Introduction
Pulmonary arterial hypertension is a severe disease with limited therapeutic options. When pharmacological treatment for children under 1 year is insufficient, surgical palliative options include the Potts shunt, creating an interatrial connection and interventional PDA stenting.
Aim
We present a case of a 6-month-old patient with suprasystemic pulmonary hypertension in whom we implanted a stent into the residual persistent arterial duct allowing decompression of the right ventricle and clinical stabilization.
Case report
A 6-month-old patient weighing 5.5 kg was admitted to the Pediatric Cardiology Department for cardiac catheterization due to pulmonary hypertension (PH). PH was diagnosed at 2 months and oral medication was started. Regular outpatient monitoring showed failure to thrive, progression of echocardiographic changes with growing disproportion between ventricles due to right ventricle dilatation, and rising NTproBNP levels (4214 pg/ml to 8111 pg/ml before intervention).
Echocardiographic examination upon admission showed an enlarged right ventricle with hyperkinetic interventricular septum, residual 0.5–1 mm patent ductus arteriosus (PDA) shunting right-left with pressure gradient 55 mm Hg, small foramen ovale with no visible shunting across the interatrial septum, dilated right ventricle, borderline diameter of the mitral valve, aortic valve and compressed left ventricle (Figure 1). During hospitalization due to rapid deterioration of the patient’s condition, poor response to oral medication (maximum dose of sildenafil), and progressing signs of low cardiac output we decided on urgent cardiac catheterization with implantation of a stent into the patent ductus arteriosus to minimize the risk of pulmonary hypertensive crisis.

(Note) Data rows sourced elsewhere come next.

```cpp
template <class LDS>
__device__ __forceinline__ void set_box_planes(const LDS& L, Segment& S)
{
    const int q = L.node_cap * 16;
    S.bnx = S.ix < 0.0f ? 3 * q : 0;
    S.bny = S.iy < 0.0f ? 4 * q : q;
    S.bnz = S.iz < 0.0f ? 5 * q : 2 * q;
    S.bfx = 3 * q - S.bnx;
    S.bfy = 5 * q - S.bny;
    S.bfz = 7 * q - S.bnz;
}

template <class LDS>
__device__ __forceinline__ void enter_mesh(const LDS& L, int g, const Ray& wr, Segment& S)
{
    const int4 tree = lds_geom_i4(L, g, 17);
    if (tree.x < 0) return;
    float len;
    object_space_ray_lds(L, g, wr, S.osr, len);
    S.ix = safe_rcp(S.osr.dx);
    S.iy = safe_rcp(S.osr.dy);
    S.iz = safe_rcp(S.osr.dz);
    S.ox = -S.osr.ox * S.ix;
    S.oy = -S.osr.oy * S.iy;
    S.oz = -S.osr.oz * S.iz;
    set_box_planes(L, S);
    S.scale = len * inv_length(wr);
    refresh_tbound(S);
    S.mesh = g;
    S.node_base = tree.z;
    S.lds_count = tree.w;
    S.lds_first = __float_as_int(lds_geom4(L, g, 14).w);
    S.cur = 0;
    if constexpr (!LDS::big) S.sp = 0;
// ... 341 lines not shown
```

### gpupathtracer_amd/csrc/ff_kernels.h

```cpp
#pragma once

#include <hip/hip_runtime.h>

#include "ff_internal.h"

namespace ff {

constexpr int kBlockThreads = 512;
constexpr int kBlockThreadsMax = 1024;
constexpr int kLdsBudgetBytes = 160 * 1024;
constexpr int kMaxLdsRecords = 128;
constexpr int kChunkGeometries = 32;
constexpr int kBruteBatchTris = 1024;

struct KParams {
    float cam_c0[4], cam_c1[4], cam_c2[4], cam_c3[4];
    float cam_pos[3];
    float far_clip;
    float screen_w, screen_h;
    int width, height;
    int xlim, ylim;
    int strip_rows, part, num_parts, local_rows;
    int x0, y0, local_width;
    unsigned whole_blocks;
    unsigned total_items;
    unsigned queue_chunk;
    unsigned queue_tail_items;
    unsigned pix_items;
    int tiles_per_row;
    int bounces, spp_total, block_spp, block_begin, block_end, num_blocks;
    unsigned key;
    int shade_mode;
    int setup_threshold, leaf_threshold;
    int num_geoms;
    int num_planes;
    int num_quads;
    int has_specular;
    const GeomRecord* geoms;
    const TriRecord* tris;
    const float4* trinormals;
    int num_scan;
    const Bvh4Node* nodes4;
    int top_first, top_lds_first, top_lds_count;
    int lds_nodes;
    int stack_depth;
    int* stack_spill;
    float4* blocksums;
    unsigned char* rgb8;
    float* radiance;
    unsigned* queue;
    int queue_counters;
    int tail_block;
    int tail_groups;
    int tail_start[17];
    int tail_samples_in_block;
    unsigned tail_first_item;
    float4* tail_samples;
    unsigned long long* counters;
    unsigned debug_lds_words, debug_lds_pattern;
    const unsigned long long* cull_mask;
    unsigned long long* cull_mask_out;
    int frame_blocks;
    float4* primary_hits;
    int reuse_quorum;
    unsigned emitter_mask;
    int cut_last;
    float scene_min[3], scene_max[3];
    WallTable walls;
    float4* park;
    int pool_quorum, pool_quorum_min, pool_refill, pool_slice, pool_leave, pool_batch_min;
    unsigned* timeline;
    unsigned timeline_ticks;
    float4* start_records;
    int start_bounces;
    const float4* tri_world_normals;
    const float4* geom_world_normals;
};
constexpr int kRaySlots = 30, kRaySlotFirst = 2, kRaySlotStride = 16;
constexpr int kAnsweredWord = kRaySlotStride * kRaySlotFirst + 1;
constexpr int kCutShortWord = kRaySlotStride * kRaySlotFirst + 3;
constexpr int kCulledPixelsWord = kRaySlotStride * kRaySlotFirst + 2;
constexpr int kCounterWords = 512;
constexpr int kTimelineBuckets = 1024;
constexpr int kQueueCounters = 64;
constexpr int kQueueCountersDefault = 16;
constexpr int kQueueStride = 1024;
constexpr int kShadePrimaryPass = 100;
constexpr int kQueueStripe = 64;
constexpr int kQueueTailWord = 64;

struct RayBatchParams {
    const FfRay* rays;
    FfIntersect* out;
    int n;
    int num_geoms;
    int num_planes;
    int num_quads;
    const GeomRecord* geoms;
    const TriRecord* tris;
    const Bvh4Node* nodes4;
    int top_first, top_lds_first, top_lds_count;
    int lds_nodes;
    int stack_depth;
    int* stack_spill;
    int num_scan;
    WallTable walls;
    unsigned long long* guard_hits;
};

constexpr unsigned kNeeKeySelect = 0x6A09E667u;
constexpr unsigned kNeeKeyPoint = 0xBB67AE85u;
struct NeeParams {
    KParams k;
    const float4* lights;
    int num_lights;
    const float* light_pdf;
    unsigned items;
    const float4* env_texels;
    const float2* env_alias;
    const float* env_z;
    int env_w, env_h;
    float env_rotation;
    float p_env;
    float p_area;
    const TexBinding* tex_bind;
    const TexDesc* tex_desc;
    const TriUVs* uvs;
    const float* glossy_alpha;
    int cam_active, cam_box;
    float cam_lens_radius, cam_focus;
    float cam_fwd[3], cam_right[3], cam_up[3];
};
constexpr unsigned kEnvKeyChoose = 0x3C6EF372u;
constexpr unsigned kCameraKeyPixel = 0xA54FF53Au;
constexpr unsigned kCameraKeyLens = 0x510E527Fu;

size_t bvh_lds_bytes(int lds_nodes, int stack_depth, int block_threads, int num_geoms);
int max_lds_nodes(int stack_depth, int block_threads, int num_geoms, size_t reserve = 0);
size_t pool_lds_bytes(int block_threads);
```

We prepared an appropriate anesthetic management plan and were ready to treat pulmonary hypertensive crisis if it occurred during intervention. After initiation of general anesthesia cardiac catheterization was performed through the femoral vein and artery, and pressure measurements were taken in the right atrium, right ventricle and pulmonary artery. Pulmonary wedge pressure was assessed. The catheter was then threaded through the small patent foramen ovale (PFO) allowing the measurement of pressures in the left atrium and ventricle. Taking into account all measurements pulmonary hypertension was confirmed (Figure 2). After passing coronary guidewire 0.014 soft through 1 mm residual PDA preimplantation angioplasty was performed with an Advance balloon 3.5 × 16 mm. We implanted a coronary stent into the PDA. Because of distal migration a second stent needed to be added, widening the duct to 4.3 mm, achieving unrestrictive flow with no signs of coarctation. Pulmonary valve pressures instantly dropped to systemic pressures and follow-up echocardiography showed smaller disproportion between ventricles, normalization of mitral and aortic diameters and left-to-right shunting across the foramen ovale (Figure 1). The patient showed rapid clinical improvement, decrease in NTproBNP level (1780 pg/ml) and was discharged 7 days after the intervention. Three months after the intervention the patient is stable and thriving, progressing in development with NTproBNP level 689 pg/ml. Genetic testing confirmed microdeletion in chromosome 17 (17q22q23.2 encompassing TBX2 and TBX4 genes).
Discussion
Pulmonary arterial hypertension is a severe disease with limited therapeutic options, especially in children under 1 year of age. The prognosis is poor with a high mortality rate and risk of sudden death. Only sildenafil therapy is available for children under 24-months of age [1–3]. Palliative treatment options include surgical or interventional creation of the Potts shunt as a means of generating Eisenmenger physiology as a bridge to heart-lung transplant [4]. Atrial septostomy is also possible, but the procedure was not the method of choice in this case [5], as illustrated by our patient in whom a 3 mm foramen ovale was inadequate for decompression. For many patients heart-lung transplant is the only treatment, but donors are scarce in Poland especially for infants [6].
Cardiac catheterization is high risk in infants with PH and requires a specific anesthetic management plan with secured inhaled nitric oxide and epoprostenol in the catheterization laboratory [7, 8]. This case presents urgent palliative PDA stenting in a 6-month-old patient with suprasystemic pulmonary hypertension on the verge of hypertensive crisis [8].
This case shows that patent ductal stenting in small infants is possible and a good palliative option. It allows for the decompression of suprasystemic pulmonary pressure resulting in immediate clinical and hemodynamic improvement until other treatment options become available.